Catch a Rising SF Bay Area Stage Star

I recently had the pleasure of meeting the budding stage musical theater actor, San Francisco’s own, home-grown Alysia Noelle Beltran. Alysia stars in the San Francisco premiere of the stage musical, The Hunchback of Notre Dame, which opened July 7, 2018 and is currently playing at the Victoria Theater. She plays Esmeralda, the “gypsy” leading lady of the show.

Alysia is second-generation American, the second child of Noel and Mona Beltran. Noel, her father, is originally from Paniqui, Tarlac, while her mother, Mona, is Salvadoran-Colombian—making Alysia and her siblings, born, raised, and educated entirely in San Francisco, 100% California Americans.

Alysia’s graduation picture from San Francisco State University, 2017, her father, Noel, top; mother Mona, lower left (partially cut off), and Alysia, right.

Alysia’s graduation picture from San Francisco State University, 2017, her father, Noel, top; mother Mona, lower left (partially cut off), and Alysia, right.

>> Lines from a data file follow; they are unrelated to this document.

#define RTPOSE_PIN()             \
  asm volatile("" ::: "memory"); \
  __builtin_amdgcn_sched_barrier(0)
  for (int mt = j0; mt < A.mtiles; mt += jstep) {
#pragma unroll
    for (int f = 0; f < NFW; ++f)
#pragma unroll
      for (int rt = 0; rt < RT; ++rt)
#pragma unroll
        for (int v = 0; v < 4; ++v) acc[f][rt][v] = 0.f;

    float4 a0, a1;
#pragma unroll 1
    for (int c2 = 0; c2 < nchunks; c2 += 2) {
#pragma unroll
      for (int h = 0; h < 2; ++h) {
        const float4* va = Vb(h) + aoff;
        if (lc == nchunks) {
          lc = 0;
          lt += jstep;
          if (lt < A.mtiles) set_loader(lt, rin, pv);
        }
        const int c3 = lc++;
        const i32x4 rl = s1 ? rin : rnull;
        a0 = va[RT == 2 ? fh * 16 : 0];
        if (RT == 2) a1 = va[(fh ^ 1) * 16];
#pragma unroll
        for (int i = 0; i < NPW; ++i) {
          const float4 bv = bs[(h * NPW + i) % NB];
          acc[2 * i][0] = __builtin_amdgcn_mfma_f32_16x16x4f32(a0.x, bv.x, acc[2 * i][0], 0, 0, 0);
          acc[2 * i + 1][0] = __builtin_amdgcn_mfma_f32_16x16x4f32(a0.z, bv.z, acc[2 * i + 1][0], 0, 0, 0);
          acc[2 * i][0] = __builtin_amdgcn_mfma_f32_16x16x4f32(a0.y, bv.y, acc[2 * i][0], 0, 0, 0);
          acc[2 * i + 1][0] = __builtin_amdgcn_mfma_f32_16x16x4f32(a0.w, bv.w, acc[2 * i + 1][0], 0, 0, 0);
          RTPOSE_PIN();
          if (i < NPW - 1) a0 = va[(i + 1) * 4 * NT + (RT == 2 ? fh * 16 : 0)];
          {
            const int L = h * NPW + i + PF;
            bs[L % NB] = bload_f4(rw, boff, wso);
            if (L % NPW == NPW - 1) wso = (c2 + L / NPW == nchunks - 1) ? wbase : wso + (NPW + 1) * fstep;
            else wso += fstep;
          }
          RTPOSE_PIN();
          if (RT == 2) {
            acc[2 * i][RT - 1] = __builtin_amdgcn_mfma_f32_16x16x4f32(a1.x, bv.x, acc[2 * i][RT - 1], 0, 0, 0);
            acc[2 * i + 1][RT - 1] = __builtin_amdgcn_mfma_f32_16x16x4f32(a1.z, bv.z, acc[2 * i + 1][RT - 1], 0, 0, 0);
            acc[2 * i][RT - 1] = __builtin_amdgcn_mfma_f32_16x16x4f32(a1.y, bv.y, acc[2 * i][RT - 1], 0, 0, 0);
            acc[2 * i + 1][RT - 1] = __builtin_amdgcn_mfma_f32_16x16x4f32(a1.w, bv.w, acc[2 * i + 1][RT - 1], 0, 0, 0);
          }
          RTPOSE_PIN();
          if (RT == 2 && i < NPW - 1) a1 = va[(i + 1) * 4 * NT + (fh ^ 1) * 16];
          if (i < 2) {
            if (s1 && i == turn) stage1(h);
          } else if (i < 4) {
            if (i == 2 + turn) stage2_read(h ^ 1);
          } else if (i < 6) {
            if (s2 && i == 4 + turn) stage2(h ^ 1);
          }
          if (i >= W4_L0 && i < W4_L0 + 3) {
            load_piece(rl, pv, c3, 2 * (i - W4_L0));
            load_piece(rl, pv, c3, 2 * (i - W4_L0) + 1);
          }
          RTPOSE_PIN();
        }
        __syncthreads();
      }
    }

    f2 sk[3][RT][4], sr[3][RT][4];
    if (RT == 2) {
      float4* const E = L4 + VBUF + UBUF;
#pragma unroll
      for (int vp = 0; vp < RT; ++vp) {
        f2 sg[3][4];
#pragma unroll
        for (int xl = 0; xl < 3; ++xl) {
          f2 m[6];
#pragma unroll
          for (int y = 0; y < 6; ++y) m[y] = f2{acc[xl * 6 + y][RT - 1][2 * vp], acc[xl * 6 + y][RT - 1][2 * vp + 1]};
          at4_lo(m, sg[xl][0], sg[xl][1]);
          at4_hi(m, sg[xl][2], sg[xl][3]);
        }
#pragma unroll
        for (int xl = 0; xl < 3; ++xl)
#pragma unroll
          for (int hh = 0; hh < 2; ++hh)
            E[(wv * 6 + xl * 2 + hh) * 64 + lane] =
                make_float4(sg[xl][2 * hh].x, sg[xl][2 * hh].y, sg[xl][2 * hh + 1].x, sg[xl][2 * hh + 1].y);
#pragma unroll
        for (int xl = 0; xl < 3; ++xl) {
          f2 m[6];
#pragma unroll
          for (int y = 0; y < 6; ++y) m[y] = f2{acc[xl * 6 + y][0][2 * vp], acc[xl * 6 + y][0][2 * vp + 1]};
          at4_lo(m, sk[xl][vp][0], sk[xl][vp][1]);
          at4_hi(m, sk[xl][vp][2], sk[xl][vp][3]);
        }
        __syncthreads();
#pragma unroll
        for (int xl = 0; xl < 3; ++xl)
#pragma unroll
          for (int hh = 0; hh < 2; ++hh) {
            const float4 t = E[((wv ^ 4) * 6 + xl * 2 + hh) * 64 + lane];
            sr[xl][vp][2 * hh] = f2{t.x, t.y};
            sr[xl][vp][2 * hh + 1] = f2{t.z, t.w};
          }
        __syncthreads();
      }
    } else {
      float4* const E = L4;
      auto rowsums = [&](int pair, f2 (&dst)[3][RT][4]) {
#pragma unroll
        for (int xl = 0; xl < 3; ++xl) {
          f2 m[6];
#pragma unroll
          for (int y = 0; y < 6; ++y)
            m[y] = pair ? f2{acc[xl * 6 + y][0][2], acc[xl * 6 + y][0][3]} : f2{acc[xl * 6 + y][0][0], acc[xl * 6 + y][0][1]};
          at4_lo(m, dst[xl][0][0], dst[xl][0][1]);
          at4_hi(m, dst[xl][0][2], dst[xl][0][3]);
        }
      };
      rowsums(fh ^ 1, sr);
#pragma unroll
      for (int xl = 0; xl < 3; ++xl)
#pragma unroll
        for (int hh = 0; hh < 2; ++hh)
          E[(wv * 6 + xl * 2 + hh) * 64 + lane] =
              make_float4(sr[xl][0][2 * hh].x, sr[xl][0][2 * hh].y, sr[xl][0][2 * hh + 1].x, sr[xl][0][2 * hh + 1].y);
      rowsums(fh, sk);
      __syncthreads();
#pragma unroll
      for (int xl = 0; xl < 3; ++xl)
#pragma unroll
        for (int hh = 0; hh < 2; ++hh) {
          const float4 t = E[((wv ^ 4) * 6 + xl * 2 + hh) * 64 + lane];
          sr[xl][0][2 * hh] = f2{t.x, t.y};
          sr[xl][0][2 * hh + 1] = f2{t.z, t.w};
        }
    }
    auto finish = [&](auto fhc) {
      constexpr int FH = decltype(fhc)::value;
      auto S = [&](int x, int vp, int i) -> f2 { return (x / 3 == FH) ? sk[x % 3][vp][i] : sr[x % 3][vp][i]; };
      const bool col_ok = ncol < g.cout;
      const int sc = A.pool ? 2 : 4;
      auto wt_q = [&](int n, int ty, int tx) -> int { return (n * g.out_hs + sc * ty) * g.out_ws + sc * tx; };
      int q0;
      {
        const int t = min((A.mt0 + mt) * NT, A.T - 1);
        const int n = t / TT, r = t - n * TT;
        const int ty = r / A.TX;
        q0 = wt_q(n, ty, r - ty * A.TX);
      }
      const int cs_st = px_floats(g.out_cstride, g.out_pq);
      const size_t oo0 = ((size_t)g.out_lead + (size_t)q0) * cs_st + ch0_floats(g.out_choff, g.out_pq);
      const i32x4 rout = make_rsrc(g.out + oo0, g.out_bytes - oo0 * 4);
      const unsigned cs4 = (unsigned)cs_st * 4, row4 = (unsigned)g.out_ws * cs4;
      const unsigned col4 = col_floats(ncol, g.out_pq) * 4;
      int tcur = (A.mt0 + mt) * NT + (RT == 2 ? FH * 16 + 4 * kq : 4 * kq + 2 * FH);
      int sn = tcur / TT, sy, sx;
      {
        const int r = tcur - sn * TT;
        sy = r / A.TX;
        sx = r - sy * A.TX;
      }
#pragma unroll
      for (int vp = 0; vp < RT; ++vp) {
        unsigned off[2];
        bool okv[2];
        int ylim[2], xlim[2];
#pragma unroll
        for (int e = 0; e < 2; ++e) {
          okv[e] = col_ok && tcur < A.T;
          off[e] = (unsigned)(wt_q(sn, sy, sx) - q0) * cs4 + col4;
          ylim[e] = A.H - 4 * sy;
          xlim[e] = A.W - 4 * sx;
          ++tcur;
          const bool wx = sx + 1 >= A.TX, wy = wx && sy + 1 >= A.TY;
          sx = wx ? 0 : sx + 1;
          sy = wy ? 0 : (wx ? sy + 1 : sy);
          sn += wy ? 1 : 0;
        }
#pragma unroll
        for (int ih = 0; ih < 2; ++ih) {
          f2 yy[2][4];
#pragma unroll
          for (int il = 0; il < 2; ++il) {
            f2 m[6];
#pragma unroll
            for (int x = 0; x < 6; ++x) m[x] = S(x, vp, 2 * ih + il);
            at4_lo(m, yy[il][0], yy[il][1]);
            at4_hi(m, yy[il][2], yy[il][3]);
          }
          if (A.pool) {
#pragma unroll
            for (int jh = 0; jh < 2; ++jh) {
              f2 mx = __builtin_elementwise_max(__builtin_elementwise_max(yy[0][2 * jh], yy[0][2 * jh + 1]),
                                                __builtin_elementwise_max(yy[1][2 * jh], yy[1][2 * jh + 1]));
              mx = mx + splat(bias0);
              if (A.relu) mx = __builtin_elementwise_max(mx, splat(0.f));
#pragma unroll
              for (int e = 0; e < 2; ++e) {
                const bool ok = okv[e] && 2 * ih < ylim[e] && 2 * jh < xlim[e];
                bstore(mx[e], rout, ok ? off[e] : kNoStore, ih * row4 + jh * cs4);
              }
            }
          } else {
#pragma unroll
            for (int il = 0; il < 2; ++il)
#pragma unroll
              for (int j = 0; j < 4; ++j) {
                const int i = 2 * ih + il;
                f2 o = yy[il][j] + splat(bias0);
                if (A.relu) o = __builtin_elementwise_max(o, splat(0.f));
                if constexpr (PR) {
                  o[0] = prelu1(o[0], slope0);
                  o[1] = prelu1(o[1], slope0);
                }
#pragma unroll
                for (int e = 0; e < 2; ++e) {
                  const bool ok = okv[e] && i < ylim[e] && j < xlim[e];
                  bstore(o[e], rout, ok ? off[e] : kNoStore, i * row4 + j * cs4);
                }
              }
          }
        }
      }
    };
    if (fh == 0) finish(std::integral_constant<int, 0>{});
    else finish(std::integral_constant<int, 1>{});
  }
#undef RTPOSE_PIN
}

The Hunchback of Notre Dame is based on the second most famous novel by the French author, Victor Hugo, who is better known for Les Miserables.

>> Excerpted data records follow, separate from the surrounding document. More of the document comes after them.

-                int c2 = 0;
-                const int c1 = tree[(size_t)word + oct_child(i >> 1, j >> 1, k >> 1)];
-                if (c1 <= 0) {
-                    uniform = c1 == 0 ? (CCU_BRICK_UNIFORM | 3u) : 0u;
-                } else if ((size_t)c1 + 7 >= n) {
-                    b.ok = false;
-                } else {
-                    c2 = tree[(size_t)c1 + oct_child(i, j, k)];
-                    if (c2 <= 0) uniform = c2 == 0 ? (CCU_BRICK_UNIFORM | 2u) : 0u;
-                    else if ((size_t)c2 + 7 >= n) b.ok = false;
-                    else mixed = true;
+    const size_t idx = b.bricks.size() / CCU_BRICK_WORDS;
+    if (idx >= AIR_MAX_BRICKS || (size_t)word + 7 >= n) { b.ok = false; return air_leaf(1, 0); }
+    b.bricks.resize(b.bricks.size() + CCU_BRICK_WORDS, 0u);
+    unsigned *brick = &b.bricks[idx * CCU_BRICK_WORDS];
+    for (int x = 0; x < 16; x++)
+        for (int y = 0; y < 16; y++)
+            for (int z = 0; z < 16; z++) {
+                int level = 4, w = word;
+                while (w > 0 && level > 0) {
+                    if ((size_t)w + 7 >= n) { b.ok = false; w = -1; break; }
+                    level--;
+                    w = tree[(size_t)w + oct_child(x >> level, y >> level, z >> level)];
                 }
-                if (!mixed) {
-                    blk[0] = blk[1] = blk[2] = blk[3] = uniform;
-                    continue;
-                }
-                for (int x = 0; x < 4; x++)
-                    for (int y = 0; y < 4; y++)
-                        for (int z = 0; z < 4; z++) {
-                            unsigned code;
-                            const int d1 = tree[(size_t)c2 + oct_child(x >> 1, y >> 1, z >> 1)];
-                            if (d1 <= 0) {
-                                code = d1 == 0 ? 2u : 0u;
-                            } else if ((size_t)d1 + 7 >= n) {
-                                b.ok = false;
-                                code = 0;
-                            } else {
-                                const int d2 = tree[(size_t)d1 + oct_child(x, y, z)];
-                                if (d2 > 0) b.ok = false;
-                                code = d2 == 0 ? 1u : 0u;
-                            }
-                            blk[x] |= code << ((((y << 2) | z)) * 2);
-                        }
-            }
-    return (unsigned)idx;
+                if (w > 0) { b.ok = false; w = -1; }
+                air_brick_set(brick, x, y, z, air_code(w, level));
+            }
+    return (unsigned)(idx * CCU_BRICK_WORDS);
+}
+
+unsigned air_const_brick(AirLayout &b, std::vector<unsigned> &made, unsigned code) {
+    if (made[code] == ~0u) {
+        made[code] = (unsigned)b.bricks.size();
+        b.bricks.resize(b.bricks.size() + CCU_BRICK_WORDS, code * 0x11111111u);
+    }
+    return made[code];
 }
 
 unsigned air_node(const int *tree, size_t n, int word, int lvl, AirLayout &b) {
@@ -142,12 +130,13 @@
 }
 
 void air_small_brick(const int *tree, size_t n, int depth, AirLayout &b) {
-    b.bricks.assign(256, 0u);
+    b.bricks.assign(CCU_BRICK_WORDS, 0u);
     const int size = 1 << depth;
-    for (int x = 0; x < size; x++)
-        for (int y = 0; y < size; y++)
-            for (int z = 0; z < size; z++) {
+    for (int x = 0; x < 16; x++)
+        for (int y = 0; y < 16; y++)
+            for (int z = 0; z < 16; z++) {
                 int level = depth, word = tree[0];
+                if (x >= size || y >= size || z >= size) word = -1;
                 while (word > 0 && level > 0) {
                     level--;
                     const size_t at = (size_t)word + oct_child(x >> level, y >> level, z >> level);
@@ -155,13 +144,7 @@
                     word = tree[at];
                 }
                 if (word > 0) { b.ok = false; word = -1; }
-                unsigned *blk = &b.bricks[(size_t)((((x >> 2) & 3) << 4) | (((y >> 2) & 3) << 2) | ((z >> 2) & 3)) * 4];
-                if (word == 0 && level >= 2) {
-                    blk[x & 3] = CCU_BRICK_UNIFORM | (unsigned)level;
-                } else {
-                    const unsigned code = word == 0 ? (unsigned)level + 1u : 0u;
-                    blk[x & 3] |= code << (((((y & 3) << 2) | (z & 3))) * 2);
-                }
+                air_brick_set(b.bricks.data(), x, y, z, air_code(word, level));
             }
 }
 
@@ -207,15 +190,15 @@
                 th.emplace_back([&, t] { air_fill_slab(tree, n, depth, cl, dim, dim * t / nt, dim * (t + 1) / nt, b.top.data(), part[t]); });
             for (auto &t : th) t.join();
             for (int t = 0; t < nt; t++) {
-                const unsigned wide_off = (unsigned)(b.wide.size() / 64), brick_off = (unsigned)(b.bricks.size() / 256);
+                const unsigned wide_off = (unsigned)(b.wide.size() / 64), brick_off = (unsigned)(b.bricks.size() / CCU_BRICK_WORDS);
                 AirLayout &p = part[t];
                 b.ok = b.ok && p.ok;
                 for (size_t j = 0; j < p.wide_level.size(); j++) {
-                    const unsigned off = p.wide_level[j] - 2 == 4 ? brick_off : wide_off;
+                    const unsigned off = p.wide_level[j] - 2 == 4 ? brick_off * CCU_BRICK_WORDS : wide_off;
                     for (int e = 0; e < 64; e++)
                         if (!(p.wide[j * 64 + e] & CCU_WIDE_LEAF)) p.wide[j * 64 + e] += off;
                 }
-                const unsigned top_off = cl == 4 ? brick_off : wide_off;
+                const unsigned top_off = cl == 4 ? brick_off * CCU_BRICK_WORDS : wide_off;
                 const size_t c0 = (size_t)(dim * t / nt) * dim * dim, c1 = (size_t)(dim * (t + 1) / nt) * dim * dim;
                 for (size_t c = c0; c < c1; c++)
                     if (!(b.top[c] & CCU_WIDE_LEAF)) b.top[c] += top_off;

Hunchback tells the story of Quasimodo, a disfigured, misshapen youth but one with a golden heart, who survives as a bell ringer at the Notre Dame Cathedral in the Paris of 1482. Quasimodo endures the double torments of manipulation and mental abuse from his keeper, Deacon Frollo. His suffering doesn’t douse his kindness and unrequited love for the gypsy girl, Esmeralda who, in turn, ignites forbidden fires in the repressed loins of the villainous Frollo. (It’s almost as if Quasimodo fell off the Les Miserables cart and was given his own wretched tale by author Hugo.)

Hunchback-of-Notre-Dame.jpg

Alysia says that her love for (musical) theater began when she was ten years old and saw a touring production of The Lion King. A few years later, her older sister, Collette, brought home a copy of Rent, and it was then that Alysia decided to pursue performing in musical theater as an avocation.

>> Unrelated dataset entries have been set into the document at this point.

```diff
@@ -331,14 +332,24 @@
       }
     }
   };
-  auto park = [&]() {
+  static_assert(!PF || MODE == ELL_S, "the prefetching form is the S instantiation");
+  auto park = [&](const double* FSrc, int nsidx, bool have) {
     if (MODE == ELL_S) {
       constexpr int KU = RN / (XC / NW);
+      const __amdgpu_buffer_rsrc_t rs = ell_rsrc(FSrc);
+      const unsigned vo = (unsigned)lane * 8u;
+      const int nx0 = nsidx * XC;
 #pragma unroll
       for (int q = 0; q < XC / NW; ++q) {
         const int jj = wave + NW * q;
-#pragma unroll
-        for (int u = 0; u < KU; ++u) { const int k = lane + 64 * u; if (k < cols) tile[k * XC + (jj ^ (k & 15))] = r[q * KU + u]; }
+        const bool ok = have && nx0 + jj < a.X;
+        const unsigned so = (unsigned)((nx0 + (ok ? jj : 0)) * a.ldsrc) * 8u;
+#pragma unroll
+        for (int u = 0; u < KU; ++u) {
+          const int k = lane + 64 * u;
+          if (k < cols) tile[k * XC + (jj ^ (k & 15))] = r[q * KU + u];
+          r[q * KU + u] = (ok && k < cols) ? ell_buf_ld(rs, vo, so + (unsigned)(64 * u) * 8u) : 0.0;
+        }
       }
     } else {
       const int xx = tid % XC, kq = tid / XC;
@@ -350,6 +361,13 @@
   const int xx = lane % XC, half = lane / XC;
   auto slab = [&](int k) -> double { return tile[k * XC + (xx ^ (k & 15))]; };
 
+  constexpr bool SMF = MODE == ELL_S && ell_tile_mf(MODE, CWU, XC, PWU);
+  auto load_dR = [&](int f, int s) -> double {
+    const int xr = s * XC + lane % XC;
+    return xr < a.X ? a.diagR[(long)f * a.strideR + xr] : 0.0;
+  };
+  double dRn = 0.0;
+  if (SMF) dRn = load_dR(filt, s_begin);
   const int fstep = PF ? a.persist_stride : 0;
   if (PF) fetch(Src, s_begin);
   for (;;) {
@@ -358,8 +376,11 @@
   const int nfilt = filt + fstep;
   const bool more = fstep > 0 && nfilt < a.batch;
   for (int sidx = s_begin; sidx < s_end; ++sidx) {
+    const double dRs = dRn;
+    const bool last = sidx + 1 == s_end, have = !last || more;
+    const int nf = last && more ? nfilt : filt, ns = last ? s_begin : sidx + 1;
     if (PF) {
-      park();
+      park(a.Src + (long)nf * a.strideSrc, ns, have);
     } else if (MODE == ELL_S) {
       const int x0 = sidx * XC;
       for (int jj = wave; jj < XC; jj += NW) {
@@ -386,11 +407,8 @@
     }
     if (PF) asm volatile("s_waitcnt lgkmcnt(0)\n\ts_barrier" ::: "memory");
     else __syncthreads();
-    if (PF) {
-      if (sidx + 1 < s_end) fetch(Src, sidx + 1);
-      else if (more) fetch(a.Src + (long)nfilt * a.strideSrc, s_begin);
-    }
-
+
+    if (SMF && have) dRn = load_dR(nf, ns);
     if constexpr (ell_tile_mf(MODE, CWU, XC, PWU)) {
       constexpr int NC = XC / 16, KS = CWU / 4;
       const int li = lane & 15, lg = lane >> 4;
@@ -401,20 +419,19 @@
       const int x0 = sidx * XC;
       const __amdgpu_buffer_rsrc_t rO = ell_rsrc(a.out + (long)filt * a.strideOut);
       const unsigned vO = (unsigned)(2 * lg * a.ldo + li) * 8u;
-      double dRc[NC];
-#pragma unroll
-      for (int c = 0; c < NC; ++c) dRc[c] = 0.0;
-      if (MODE == ELL_S) {
-#pragma unroll
-        for (int c = 0; c < NC; ++c) if (x0 + 16 * c + li < a.X) dRc[c] = a.diagR[(long)filt * a.strideR + x0 + 16 * c + li];
-      }
       const int rb_end = MODE == ELL_S ? min(pairs / 8, NC * (sidx + 1)) : pairs / 8;
       const int pa = (li & 3) + 4 * (li >> 3), ra = (li >> 2) & 1;
-      for (int rb = wave; rb < rb_end; rb += NW) {
-        const int p0 = 8 * rb;
-        d4 acc[NC];
-#pragma unroll
-        for (int c = 0; c < NC; ++c) acc[c] = d4{0.0, 0.0, 0.0, 0.0};
+      auto step = [&](auto nb_tag, int rb, int c0) {
+        constexpr int NB = decltype(nb_tag)::value;
+        const int p0 = 8 * rb, cofs = 16 * c0;
+        double dRv = 0.0;
+        if (MODE == ELL_S) {
+          const int cd = rb - NC * sidx;
+          if (cd >= c0 && cd < c0 + NB) dRv = __shfl(dRs, 16 * cd + li);
+        }
+        d4 acc[NB];
+#pragma unroll
+        for (int c = 0; c < NB; ++c) acc[c] = d4{0.0, 0.0, 0.0, 0.0};
         if constexpr (NT == 512) {
           uint2 iq[2][ELL_PIW / 4];
   #pragma unroll
@@ -433,17 +450,17 @@
             for (int u = 0; u < 3; ++u) vn[u] = pv[u];
   #pragma unroll
             for (int t0 = 0; t0 < PWU; t0 += 3) {
-              d2 v[3]; double g[3][NC];
+              d2 v[3]; double g[3][NB];
   #pragma unroll
               for (int u = 0; u < 3; ++u) {
                 const int t = t0 + u;
                 v[u] = vn[u];
                 const unsigned w = (t & 2) ? iq[q][t >> 2].y : iq[q][t >> 2].x;
                 const int k = (int)((t & 1) ? (w >> 16) : (w & 0xffffu));
-                const double* trow = tile + k * XC;
+                const double* trow = tile + k * XC + cofs;
                 const int sw = k & 15;
   #pragma unroll
-                for (int c = 0; c < NC; ++c) g[u][c] = trow[(16 * c + li) ^ sw];
+                for (int c = 0; c < NB; ++c) g[u][c] = trow[(16 * c + li) ^ sw];
               }
               if (t0 + 3 < PWU) {
   #pragma unroll
@@ -453,7 +470,7 @@
   #pragma unroll
               for (int u = 0; u < 3; ++u) {
   #pragma unroll
-                for (int c = 0; c < NC; ++c) {
+                for (int c = 0; c < NB; ++c) {
                   acc[c][2 * q] = fma(v[u][0], g[u][c], acc[c][2 * q]);
                   acc[c][2 * q + 1] = fma(v[u][1], g[u][c], acc[c][2 * q + 1]);
                 }
@@ -469,21 +486,21 @@
             static_assert(PWU % 3 == 0, "three slots per step");
   #pragma unroll 1
             for (int t0 = 0; t0 < PWU; t0 += 3) {
-              d2 v[3]; double g[3][NC];
+              d2 v[3]; double g[3][NB];
   #pragma unroll
               for (int u = 0; u < 3; ++u) {
                 v[u] = pv[t0 + u];
                 const int k = (int)pkp[t0 + u];
-                const double* trow = tile + k * XC;
+                const double* trow = tile + k * XC + cofs;
                 const int sw = k & 15;
   #pragma unroll
-                for (int c = 0; c < NC; ++c) g[u][c] = trow[(16 * c + li) ^ sw];
+                for (int c = 0; c < NB; ++c) g[u][c] = trow[(16 * c + li) ^ sw];
               }
               __builtin_amdgcn_sched_barrier(0);
   #pragma unroll
               for (int u = 0; u < 3; ++u) {
   #pragma unroll
-                for (int c = 0; c < NC; ++c) {
+                for (int c = 0; c < NB; ++c) {
                   acc[c][2 * q] = fma(v[u][0], g[u][c], acc[c][2 * q]);
                   acc[c][2 * q + 1] = fma(v[u][1], g[u][c], acc[c][2 * q + 1]);
                 }
@@ -492,35 +509,65 @@
           }
         }
         {
-          double av[KS], cb[KS][NC];
+          double av[KS], cb[KS][NB];
 #pragma unroll
           for (int s = 0; s < KS; ++s) {
             av[s] = ops[((long)(p0 + pa) * NSLOT + 4 * s + lg) * 2 + ra];
 #pragma unroll
-            for (int c = 0; c < NC; ++c) cb[s][c] = tile[ck[s] * XC + ((16 * c + li) ^ (ck[s] & 15))];
+            for (int c = 0; c < NB; ++c) cb[s][c] = tile[ck[s] * XC + cofs + ((16 * c + li) ^ (ck[s] & 15))];
           }
 #pragma unroll
-          for (int c = 0; c < NC; ++c) {
+          for (int c = 0; c < NB; ++c) {
 #pragma unroll
             for (int s = 0; s < KS; ++s) acc[c] = __builtin_amdgcn_mfma_f64_16x16x4f64(av[s], cb[s][c], acc[c], 0, 0, 0);
           }
         }
 #pragma unroll
-        for (int c = 0; c < NC; ++c) {
-          const int x = x0 + 16 * c + li;
+        for (int c = 0; c < NB; ++c) {
+          const int x = x0 + cofs + 16 * c + li;
           if (x >= a.X) continue;
 #pragma unroll
           for (int r = 0; r < 4; ++r) {
             const int pp = p0 + lg + 4 * (r >> 1), i = r & 1, m = 2 * pp + i;
-            const unsigned sO = (unsigned)((2 * p0 + 8 * (r >> 1) + i) * a.ldo + x0 + 16 * c) * 8u;
+            const unsigned sO = (unsigned)((2 * p0 + 8 * (r >> 1) + i) * a.ldo + x0 + cofs + 16 * c) * 8u;
             if (MODE == ELL_HP) ell_buf_st(acc[c][r], rO, vO, sO);
             else {
-              const double sv_ = acc[c][r] + (x == m ? dRc[c] : 0.0);
+              const double sv_ = acc[c][r] + (x == m ? dRv : 0.0);
               ell_buf_st(sv_, rO, vO, sO);
               if (a.diag_out && (x >> 1) == pp) a.diag_out[(long)filt * a.strideDiag + 4 * pp + 2 * (x & 1) + i] = sv_;
             }
           }
         }
+      };
+      if constexpr (MODE == ELL_S) {
+        const int chi = min(NC, (a.X - x0 + 15) / 16);
+        const int nfull = a.keep_upper ? rb_end : min(rb_end, NC * sidx), nd = min(rb_end - nfull, chi);
+        const int total = nfull * chi + nd * chi - nd * (nd - 1) / 2;
+        const int cap = (total + NW - 1) / NW;
+        int pos = wave * cap;
+        const int hi = min(total, pos + cap);
+        if (pos < hi) {
+          int rb, c;
+          if (pos < nfull * chi) { rb = pos / chi; c = pos - rb * chi; }
+          else {
+            int q = pos - nfull * chi, d = 0;
+            while (q >= chi - d) { q -= chi - d; ++d; }
+            rb = nfull + d; c = d + q;
+          }
+          while (pos < hi) {
+            const int n = min(chi - c, hi - pos);
+            if (n == 1) step(ell_ic<1>{}, rb, c);
+            else if (n == 2) step(ell_ic<2>{}, rb, c);
+            else if constexpr (NC > 2) {
+              if (n == 3) step(ell_ic<3>{}, rb, c);
+              else step(ell_ic<NC>{}, rb, c);
+            }
+            pos += n; c += n;
+            if (c == chi) { ++rb; c = rb < nfull ? 0 : rb - NC * sidx; }
+          }
+        }
+      } else {
+        for (int rb = wave; rb < rb_end; rb += NW) step(ell_ic<NC>{}, rb, 0);
       }
       asm volatile("s_waitcnt lgkmcnt(0)\n\ts_barrier" ::: "memory");
       continue;
@@ -690,6 +737,20 @@
   return xc != 0;
 }
 
+double ell_s_bytes_written(const EllMulArgs& a) {
+  int xc, cwu, pwu; size_t lds;
+  ell_pick(a, &xc, &cwu, &pwu, &lds);
+  if (!xc) return 8.0 * a.X * a.Mp;
+  const int NC = xc / 16;
+  long tiles = 0;
+  for (int sidx = 0; sidx * xc < a.X; ++sidx) {
+    const int rb_end = std::min(a.Mp / 16, NC * (sidx + 1)), chi = std::min(NC, (a.X - sidx * xc + 15) / 16);
+    const int nfull = a.keep_upper ? rb_end : std::min(rb_end, NC * sidx), nd = std::min(rb_end - nfull, chi);
+    tiles += nfull * chi + nd * chi - nd * (nd - 1) / 2;
+  }
+  return 2048.0 * tiles;
+}
+
 void ell_kernel_label(int mode, const EllMulArgs& a, char* buf, size_t n) {
   int xc, cwu, pwu; size_t lds;
   ell_pick(a, &xc, &cwu, &pwu, &lds);
```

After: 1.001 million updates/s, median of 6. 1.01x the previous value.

Like most people from traditional families where both parents have worked, pursuing your heart’s desires in art is always a risky thing. So, there has to be solid back-up plan in case that doesn’t work out. Thus, Alysia went for her bachelor’s degree in Child and Adolescent Development at San Francisco State University. She graduated in December 2017. All the while, she was taking acting gigs and holding a full-time day job.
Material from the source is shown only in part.